PROMPT
Lines to return, exactly: from the line with "auto mate = [&](int" to the line with "const double a_rr" in the entries below, both included.

(Saved data entries)
__device__ __forceinline__ void diis_jacobi8(double& a, double& v, int m, double fro, int lane, double* As,
                                             double* Vs) {
    const int r = lane >> 3, c = lane & 7;
    for (int sweep = 0; sweep < 40; ++sweep) {
        const double off = nbx_wave_sum_dpp((r < c) ? a * a : 0.0);
        if (off <= 1e-31 * fro) break;
        const double mind = nbx_wave_min_dpp((r == c && r < m) ? fabs(a) : 1.0e300);
        if (mind - sqrt(2.0 * off) > 1.0e-14) break;
#pragma unroll
        for (int step = 0; step < 7; ++step) {
            auto mate = [&](int k) {
                int x = 2 * step - k;
                x += x < 0 ? 7 : 0;
                x -= x >= 7 ? 7 : 0;
                return k == 7 ? step : (k == step ? 7 : x);
            };
            const int mc = mate(c), mr = mate(r);
            As[lane] = a;
            Vs[lane] = v;
            __syncthreads();
            const double a_cc = As[9 * c], a_mm = As[9 * mc], a_cm = As[8 * min(c, mc) + max(c, mc)];
            const double a_rr = As[9 * r], a_nn = As[9 * mr], a_rn = As[8 * min(r, mr) + max(r, mr)];
            const double a_rmc = As[8 * r + mc], a_mrc = As[8 * mr + c], a_mrmc = As[8 * mr + mc];
            const double v_rmc = Vs[8 * r + mc];
            __syncthreads();
            double cc, sc, cr, sr;
            diis_rotation(c < mc ? a_cc : a_mm, c < mc ? a_mm : a_cc, a_cm, cc, sc);
            diis_rotation(r < mr ? a_rr : a_nn, r < mr ? a_nn : a_rr, a_rn, cr, sr);
            const double ks_c = (c < mc) ? -sc : sc, ks_r = (r < mr) ? -sr : sr;
            const double x = cc * a + ks_c * a_rmc;
            const double y = cc * a_mrc + ks_c * a_mrmc;
            a = (ks_r != 0.0 && mr == c) ? 0.0 : cr * x + ks_r * y;
            v = cc * v + ks_c * v_rmc;
        }
    }
}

ANSWER TO THIS PROBLEM
            auto mate = [&](int k) {
                int x = 2 * step - k;
                x += x < 0 ? 7 : 0;
                x -= x >= 7 ? 7 : 0;
                return k == 7 ? step : (k == step ? 7 : x);
            };
            const int mc = mate(c), mr = mate(r);
            As[lane] = a;
            Vs[lane] = v;
            __syncthreads();
            const double a_cc = As[9 * c], a_mm = As[9 * mc], a_cm = As[8 * min(c, mc) + max(c, mc)];
            const double a_rr = As[9 * r], a_nn = As[9 * mr], a_rn = As[8 * min(r, mr) + max(r, mr)];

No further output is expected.